Ich habe meins mal zur Reparatur in ein Fernsehfachgeschäft gebracht.
Summa summarum 60 Euro bezahlt......


----------



## martinp (14. September 2010)

*AW: elektro Hilfe zu Lowrance iFinder*

Danke für eure Hilfe und Tipps, aber nach dem Versuch den SMD zu
tauschen hat es immer noch nicht funktioniert und nach weiteren 
herumspielen hat es erneut gequalmt. 

Daher habe ich mir nun ein neues aus den USA um ~150,- Euro inkl.
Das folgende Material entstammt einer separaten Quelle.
diff --git a/nefii_amd/_lib.py b/nefii_amd/_lib.py
--- a/nefii_amd/_lib.py
+++ b/nefii_amd/_lib.py
@@ -147,6 +147,12 @@
                                                   P, ctypes.c_size_t, P, I, I, P, I, P, P, I, P]),
     'nefii_trace_rays_groups_grid_training': (I, [ctypes.POINTER(Mlp), ctypes.POINTER(TracerParams), P, P, P, I, P, P, P, P, P,
                                                   P, P, P, P, I, I, P, I, P, P, I, P]),
+    'nefii_sdf_bound_grid_block_count': (I, [I]),
+    'nefii_sdf_bound_grid_blocks': (I, [P, I, P, P]),
+    'nefii_trace_rays_rounds_grid_certify': (I, [ctypes.POINTER(Mlp), ctypes.POINTER(TracerParams), P, P, P, I64, P, P, P, P, P,
+                                                 P, ctypes.c_size_t, P, I, I, P, I, P, P, I, P, I, P, P]),
+    'nefii_trace_rays_groups_grid_certify': (I, [ctypes.POINTER(Mlp), ctypes.POINTER(TracerParams), P, P, P, I, P, P, P, P, P,
+                                                 P, P, P, P, I, I, P, I, P, P, I, P, I, P, P]),
     'nefii_trace_profile_enable': (I, [I]),
     'nefii_trace_profile_read': (I, [ctypes.POINTER(ctypes.c_double), ctypes.POINTER(I), ctypes.POINTER(ctypes.c_double)]),
     'nefii_trace_profile_launches': (I, [ctypes.POINTER(ctypes.c_float), I]),
diff --git a/nefii_amd/csrc/nefii_tracer.hip b/nefii_amd/csrc/nefii_tracer.hip
--- a/nefii_amd/csrc/nefii_tracer.hip
+++ b/nefii_amd/csrc/nefii_tracer.hip
@@ -37,6 +37,7 @@
 constexpr int F_LIVE_S = 1 << 3, F_LIVE_E = 1 << 4, F_PEND_S = 1 << 5, F_PEND_E = 1 << 6;
 constexpr int F_STEPPED = 1 << 7;
 constexpr int F_SPH = 1 << 8, F_SAMP = 1 << 9, F_HIT = 1 << 10;
+constexpr int F_CERT = F_STEPPED;
 constexpr int F_OWN = 1 << 11;
 constexpr int F_IT_SHIFT = 12, F_IT_MASK = 0xFF;
 constexpr int F_K_SHIFT = TRACE_ITER_SHIFT, F_K_MASK = 0xF;
@@ -92,6 +93,11 @@
     float grid_h;
     int grid_training;
     int walk_wave;
+    const unsigned short *blocks;
+    int block_n;
+    int certify;
+    int certify_free;
+    int *cert_counts;
     RayState s;
 };
 
@@ -266,7 +272,141 @@
 }
 
 
-__device__ __forceinline__ int init_ray(const Params &P, int64_t r, int round, int &fl, Emit &e) {
+__device__ __forceinline__ bool chord_block_step(const Params &P, float ox, float oy, float oz, float dx, float dy, float dz,
+                                                 float a, float b, float off, float stop, float &na, float &nb, int &looks) {
+    const float inf = __builtin_inff();
+    const float rad = P.p.object_bounding_sphere;
+    const float inv_hb = P.grid_inv_h * (1.f / NEFII_BOUND_GRID_BLOCK), hb = P.grid_h * NEFII_BOUND_GRID_BLOCK;
+    const float ext = (float)P.grid_n * (1.f / NEFII_BOUND_GRID_BLOCK);
+    const int gb = P.block_n;
+    const float fx = fmul(fadd(fadd(ox, fmul(a, dx)), rad), inv_hb);
+    const float fy = fmul(fadd(fadd(oy, fmul(a, dy)), rad), inv_hb);
+    const float fz = fmul(fadd(fadd(oz, fmul(a, dz)), rad), inv_hb);
+    if (!(fx >= 0.f && fx < ext && fy >= 0.f && fy < ext && fz >= 0.f && fz < ext)) return false;
+    int ix = (int)fx, iy = (int)fy, iz = (int)fz;
+    const float sx = dx != 0.f ? hb / fabsf(dx) : inf, sy = dy != 0.f ? hb / fabsf(dy) : inf, sz = dz != 0.f ? hb / fabsf(dz) : inf;
+    float tx = dx > 0.f ? ((float)(ix + 1) - fx) * sx : dx < 0.f ? (fx - (float)ix) * sx : inf;
+    float ty = dy > 0.f ? ((float)(iy + 1) - fy) * sy : dy < 0.f ? (fy - (float)iy) * sy : inf;
+    float tz = dz > 0.f ? ((float)(iz + 1) - fz) * sz : dz < 0.f ? (fz - (float)iz) * sz : inf;
+    const int ux = dx > 0.f ? 1 : -1, uy = dy > 0.f ? 1 : -1, uz = dz > 0.f ? 1 : -1;
+    const float len = fsub(b, a);
+    float in = 0.f;
+    na = inf, nb = -inf;
+    for (int n = 0; n < 3 * NEFII_BOUND_GRID_MAX; ++n) {
+        const float lo = (float)__builtin_bit_cast(_Float16, P.blocks[((size_t)ix * gb + (size_t)iy) * gb + (size_t)iz]);
+        ++looks;
+        if (!(lo > stop)) return false;
+        const float s = fsub(lo, off);
+        const float tn = fminf(tx, fminf(ty, tz));
+        na = fminf(na, fadd(fadd(a, in), s));
+        nb = fmaxf(nb, fsub(fadd(a, fminf(tn, len)), s));
+        if (!(tn < len)) return true;
+        in = tn;
+        if (tx == tn) ix += ux, tx += sx;
+        else if (ty == tn) iy += uy, ty += sy;
+        else iz += uz, tz += sz;
+        if ((unsigned)ix >= (unsigned)gb || (unsigned)iy >= (unsigned)gb || (unsigned)iz >= (unsigned)gb) return false;
+    }
+    return false;
+}
+
+__device__ __forceinline__ bool certify_crossing(const Params &P, float ox, float oy, float oz, float dx, float dy, float dz,
+                                                 float t0, float t1, int &looks) {
+    const float off = fadd(P.tau, NEFII_CERTIFY_MARGIN), stop = fadd(P.p.sdf_threshold, off);
+    float a = t0, b = t1;
+    for (int k = 0; k <= P.p.sphere_tracing_iters; ++k) {
+        if (a >= b) return true;
+        if (k == P.p.sphere_tracing_iters) break;
+        float na, nb;
+        if (!chord_block_step(P, ox, oy, oz, dx, dy, dz, a, b, off, stop, na, nb, looks)) break;
+        a = na;
+        b = nb;
+    }
+    return false;
+}
+
+__device__ __forceinline__ bool grid_bounds(const Params &P, int64_t r, float t, float &lo, float &hi);
+
+template <int EDGE>
+__device__ __forceinline__ bool chord_free(const Params &P, float ox, float oy, float oz, float dx, float dy, float dz, float a,
+                                           float b, float stop, int &looks);
+template <int EDGE>
+__device__ __forceinline__ bool box_free(const Params &P, float ox, float oy, float oz, float dx, float dy, float dz, int ix,
+                                         int iy, int iz, float a, float b, float stop, int &looks) {
+    if constexpr (EDGE == 1) {
+        const unsigned w = P.cells[((size_t)ix * P.grid_n + (size_t)iy) * P.grid_n + (size_t)iz];
+        return (float)__builtin_bit_cast(_Float16, (unsigned short)(w & 0xFFFFu)) > stop;
+    } else {
+        const float lo = (float)__builtin_bit_cast(_Float16, P.blocks[((size_t)ix * P.block_n + (size_t)iy) * P.block_n + (size_t)iz]);
+        if (lo > stop) return true;
+        return chord_free<1>(P, ox, oy, oz, dx, dy, dz, a, b, stop, looks);
+    }
+}
+template <int EDGE>
+__device__ __forceinline__ bool chord_free(const Params &P, float ox, float oy, float oz, float dx, float dy, float dz, float a,
+                                           float b, float stop, int &looks) {
+    const float inf = __builtin_inff();
+    const float rad = P.p.object_bounding_sphere;
+    const float inv_h = P.grid_inv_h * (1.f / EDGE), h = P.grid_h * EDGE;
+    const float ext = (float)P.grid_n * (1.f / EDGE);
+    const int g = EDGE == 1 ? P.grid_n : P.block_n;
+    const float fx = fmul(fadd(fadd(ox, fmul(a, dx)), rad), inv_h);
+    const float fy = fmul(fadd(fadd(oy, fmul(a, dy)), rad), inv_h);
+    const float fz = fmul(fadd(fadd(oz, fmul(a, dz)), rad), inv_h);
+    if (!(fx >= 0.f && fx < ext && fy >= 0.f && fy < ext && fz >= 0.f && fz < ext)) return false;
+    int ix = (int)fx, iy = (int)fy, iz = (int)fz;
+    const float sx = dx != 0.f ? h / fabsf(dx) : inf, sy = dy != 0.f ? h / fabsf(dy) : inf, sz = dz != 0.f ? h / fabsf(dz) : inf;
+    float tx = dx > 0.f ? ((float)(ix + 1) - fx) * sx : dx < 0.f ? (fx - (float)ix) * sx : inf;
+    float ty = dy > 0.f ? ((float)(iy + 1) - fy) * sy : dy < 0.f ? (fy - (float)iy) * sy : inf;
+    float tz = dz > 0.f ? ((float)(iz + 1) - fz) * sz : dz < 0.f ? (fz - (float)iz) * sz : inf;
+    const int ux = dx > 0.f ? 1 : -1, uy = dy > 0.f ? 1 : -1, uz = dz > 0.f ? 1 : -1;
+    const float len = fsub(b, a);
+    float in = 0.f;
+    for (int n = 0; n < 3 * NEFII_BOUND_GRID_MAX; ++n) {
+        const float tn = fminf(tx, fminf(ty, tz));
+        ++looks;
+        if (!box_free<EDGE>(P, ox, oy, oz, dx, dy, dz, ix, iy, iz, fadd(a, in), fadd(a, fminf(tn, len)), stop, looks)) return false;
+        if (!(tn < len)) return true;
+        in = tn;
+        if (tx == tn) ix += ux, tx += sx;
+        else if (ty == tn) iy += uy, ty += sy;
+        else iz += uz, tz += sz;
+        if ((unsigned)ix >= (unsigned)g || (unsigned)iy >= (unsigned)g || (unsigned)iz >= (unsigned)g) return false;
+    }
+    return false;
+}
+
+__device__ __forceinline__ bool certify_free_stretch(const Params &P, int64_t r, float t_s, int &looks) {
+    const float stop = fadd(P.p.sdf_threshold, fadd(P.tau, NEFII_CERTIFY_MARGIN));
+    float lo, hi;
+    ++looks;
+    if (!grid_bounds(P, r, t_s, lo, hi) || !(lo > stop)) return false;
+    const float t_max = P.s.t_max[r];
+    if (!(t_s < t_max)) return false;
+    return chord_free<NEFII_BOUND_GRID_BLOCK>(P, P.o[r * 3], P.o[r * 3 + 1], P.o[r * 3 + 2], P.d[r * 3], P.d[r * 3 + 1],
+                                              P.d[r * 3 + 2], t_s, t_max, stop, looks);
+}
+
+constexpr int F_PROBE = 1 << 11;
+__device__ __forceinline__ int end_free(const Params &P, int64_t r, int round, int &fl, Emit &e, float t_s) {
+    const unsigned h0 = ((unsigned)r * 2654435761u) ^ 0x9E3779B1u, h = (h0 ^ (h0 >> 15)) * 0x85EBCA6Bu;
+    if ((h >> 28) == 0u) {
+        const float u = (float)((h >> 4) & 0xFFFFu) * (1.f / 65536.f);
+        P.s.mid[r] = t_s;
+        P.s.t_s[r] = fadd(t_s, fmul(u, fsub(P.s.t_max[r], t_s)));
+        e.qs = e.cs = true;
+        atomicAdd(P.counters + round * NCNT + NEFII_CNT_PROBES, 1);
+        fl = PH_TRACE | F_SPH | F_PROBE;
+        P.s.flags[r] = fl;
+        return PH_WAIT;
+    }
+    finish(P, r, t_s, false);
+    fl = F_SPH | F_CERT | PH_DONE;
+    P.s.flags[r] = fl;
+    return PH_WAIT;
+}
+
+__device__ __forceinline__ int init_ray(const Params &P, int64_t r, int round, int &fl, Emit &e, int &looks) {
     const bool tier = P.tier_band > 0.f;
     const float ox = P.o[r * 3], oy = P.o[r * 3 + 1], oz = P.o[r * 3 + 2];
     const float dx = P.d[r * 3], dy = P.d[r * 3 + 1], dz = P.d[r * 3 + 2];
@@ -291,6 +431,12 @@
     P.s.cur_e[r] = 0.f;
     fl = PH_TRACE;
     if (!sph) return PH_TRACE;
+    if (P.certify && certify_crossing(P, ox, oy, oz, dx, dy, dz, t0, t1, looks)) {
+        fl = F_SPH | F_CERT;
+        P.s.mid[r] = t0;
+        return PH_POST;
+    }
+    if (P.certify_free && certify_free_stretch(P, r, t0, looks)) return end_free(P, r, round, fl, e, t0);
     fl |= F_SPH | F_LIVE_S | F_LIVE_E | F_PEND_S | F_PEND_E;
     e.qs = e.qe = true;
     e.cs = tier && t0 > 0.01f;
@@ -690,8 +836,20 @@
     return PH_WAIT;
 }
 
-__device__ __forceinline__ int step_trace(const Params &P, int64_t r, int round, int &fl, Emit &e) {
+__device__ __forceinline__ int step_trace(const Params &P, int64_t r, int round, int &fl, Emit &e, int &looks) {
     const nefii_tracer_params &tp = P.p;
+    if (P.certify_free && (fl & F_PROBE)) {
+        const float v = P.s.res_s[r];
+        float lo, hi;
+        if (grid_bounds(P, r, P.s.t_s[r], lo, hi)) {
+            const float worst = fmaxf(fsub(fsub(lo, P.tau), v), fsub(v, fadd(hi, P.tau)));
+            if (worst > 0.f) atomicMax(P.counters + round * NCNT + NEFII_CNT_LIP_AUDIT, __float_as_int(worst));
+        }
+        finish(P, r, P.s.mid[r], false);
+        fl = F_SPH | F_CERT | PH_DONE;
+        P.s.flags[r] = fl;
+        return PH_WAIT;
+    }
     const bool tier = P.tier_band > 0.f;
     const float thr = tp.sdf_threshold;
     float t_s = P.s.t_s[r], t_e = P.s.t_e[r];
@@ -747,6 +905,7 @@
         ++it;
         t_s = fadd(t_s, cur_s);
         t_e = fsub(t_e, cur_e);
+        if (P.certify_free && live_s && t_s < t_e && certify_free_stretch(P, r, t_s, looks)) return end_free(P, r, round, fl, e, t_s);
         nxt_s = 0.f;
         nxt_e = 0.f;
         k = 0;
@@ -1265,9 +1424,24 @@
     return PH_WAIT;
 }
 
+__device__ __forceinline__ void certify_audit(const Params &P, int64_t r, int round) {
+    const int ns = P.p.n_steps;
+    const float *v = P.s.big + (size_t)r * ns;
+    const float tmin = P.s.t_min[r], len = fsub(P.s.t_max[r], tmin);
+    float worst = 0.f;
+    for (int i = 0; i < ns; ++i) {
+        if (!(v[i] < __builtin_inff())) continue;
+        float lo, hi;
+        if (!grid_bounds(P, r, fadd(fmul(minsdf_step(P, r, i), len), tmin), lo, hi)) continue;
+        worst = fmaxf(worst, fmaxf(fsub(fsub(lo, P.tau), v[i]), fsub(v[i], fadd(hi, P.tau))));
+    }
+    if (worst > 0.f) atomicMax(P.counters + round * NCNT + NEFII_CNT_LIP_AUDIT, __float_as_int(worst));
+}
+
 __device__ __forceinline__ int minsdf_exact(const Params &P, int64_t r, int round, int &fl, Emit &e) {
     const int ns = P.p.n_steps;
     const float *v = P.s.big + (size_t)r * ns;
+    if ((fl & F_CERT) && P.cells) certify_audit(P, r, round);
     int amin = 0;
     float vmin = v[0];
     for (int i = 1; i < ns; ++i)
@@ -1287,16 +1461,34 @@
     const bool valid = r < P.n;
     if (round > 0 && P.s.block_live[blockIdx.x] == 0) return;
     Emit e = {};
-    int fl = 0, fl0 = 0, ph = PH_WAIT;
+    int fl = 0, fl0 = 0, ph = PH_WAIT, looks = 0;
     if (valid) {
         fl0 = fl = P.s.flags[r];
         ph = fl & F_PHASE;
-        if (round == 0) ph = init_ray(P, r, round, fl, e);
-        if (ph == PH_TRACE) ph = step_trace(P, r, round, fl, e);
+        if (round == 0) ph = init_ray(P, r, round, fl, e, looks);
+        if (ph == PH_TRACE) ph = step_trace(P, r, round, fl, e, looks);
         if (ph == PH_SAMPLER_X) ph = sampler_leading(P, r, round, fl, e);
         if (ph == PH_SAMPLER_C && win_of(fl) >= SW_STAGE1) ph = sampler_staged(P, r, round, fl, e);
     }
     if (P.walk_wave && P.cells) serve_grid_walks(P, r, round, fl, e);
+    if (P.certify_free && P.cert_counts) {
+        const unsigned long long cert = __ballot(valid && ph == PH_WAIT && (((fl & F_CERT) && (fl & F_PHASE) == PH_DONE && (fl0 & F_PHASE) != PH_DONE && !(fl0 & F_PROBE)) || ((fl & F_PROBE) && !(fl0 & F_PROBE))));
+#pragma unroll
+        for (int o = 32; o > 0; o >>= 1) looks += __shfl_xor(looks, o);
+        if ((threadIdx.x & 63) == 0) {
+            if (cert) atomicAdd(P.cert_counts + 2, __popcll(cert));
+            if (looks > 0) atomicAdd(P.cert_counts + 3, looks);
+        }
+    }
+    if (round == 0 && P.certify && P.cert_counts) {
+        const unsigned long long cert = __ballot(valid && ph == PH_POST && (fl & F_CERT));
+#pragma unroll
+        for (int o = 32; o > 0; o >>= 1) looks += __shfl_xor(looks, o);
+        if ((threadIdx.x & 63) == 0) {
+            if (cert) atomicAdd(P.cert_counts, __popcll(cert));
+            if (looks > 0) atomicAdd(P.cert_counts + 1, looks);
+        }
+    }
     if (valid) {
         if (ph == PH_SAMPLER_C && win_of(fl) != SW_WHOLE_ROW) ph = sampler_windows(P, r, round, fl, e);
         if (ph == PH_SAMPLER_C) ph = sampler_coarse(P, r, round, fl, e);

Versand geholt.
Die Daten sind zwar weg aber was soll´s, ab jetzt wird immer gesichert!!!


----------



## Stokker (15. September 2010)

*AW: elektro Hilfe zu Lowrance iFinder*



martinp schrieb:


> Danke für eure Hilfe und Tipps, aber nach dem Versuch den SMD zu
> tauschen hat es immer noch nicht funktioniert und nach weiteren
> herumspielen hat es erneut gequalmt.
> 
> ...


 
Solltest vieleicht jetzt deine Signatur auch ändern in :
Hab mir *wieder* ein neues usw...
Tschuldigung, konnte ich mir jetzt nicht so recht verkneifen...


----------



## martinp (15. September 2010)

*AW: elektro Hilfe zu Lowrance iFinder*



Stokker schrieb:


> Solltest vieleicht jetzt deine Signatur auch ändern in :
> Hab mir *wieder* ein neues usw...
> Tschuldigung, konnte ich mir jetzt nicht so recht verkneifen...


 


Aber wenigstens hat es nicht das Lot getroffen sondern "nur" das GPS.
Ansonsten hätte es mich wahrscheinlich |splat:


----------



## Sterni01 (15. September 2010)

*AW: elektro Hilfe zu Lowrance iFinder*

Ich sag nur: Schuster bleib bei deinen Leisten !!!


----------



## Stokker (15. September 2010)

*AW: elektro Hilfe zu Lowrance iFinder*



martinp schrieb:


> Aber wenigstens hat es nicht das Lot getroffen sondern "nur" das GPS.
> Ansonsten hätte es mich wahrscheinlich |splat:


 
Ahhhhhhhhhhhhh, da lag ich ja voll daneben#6


----------



## martinp (15. September 2010)

*AW: elektro Hilfe zu Lowrance iFinder*



Sterni01 schrieb:


> Ich sag nur: Schuster bleib bei deinen Leisten !!!


 
Im Nachhinein kann ich dir nur Recht geben, weise Worte :m


----------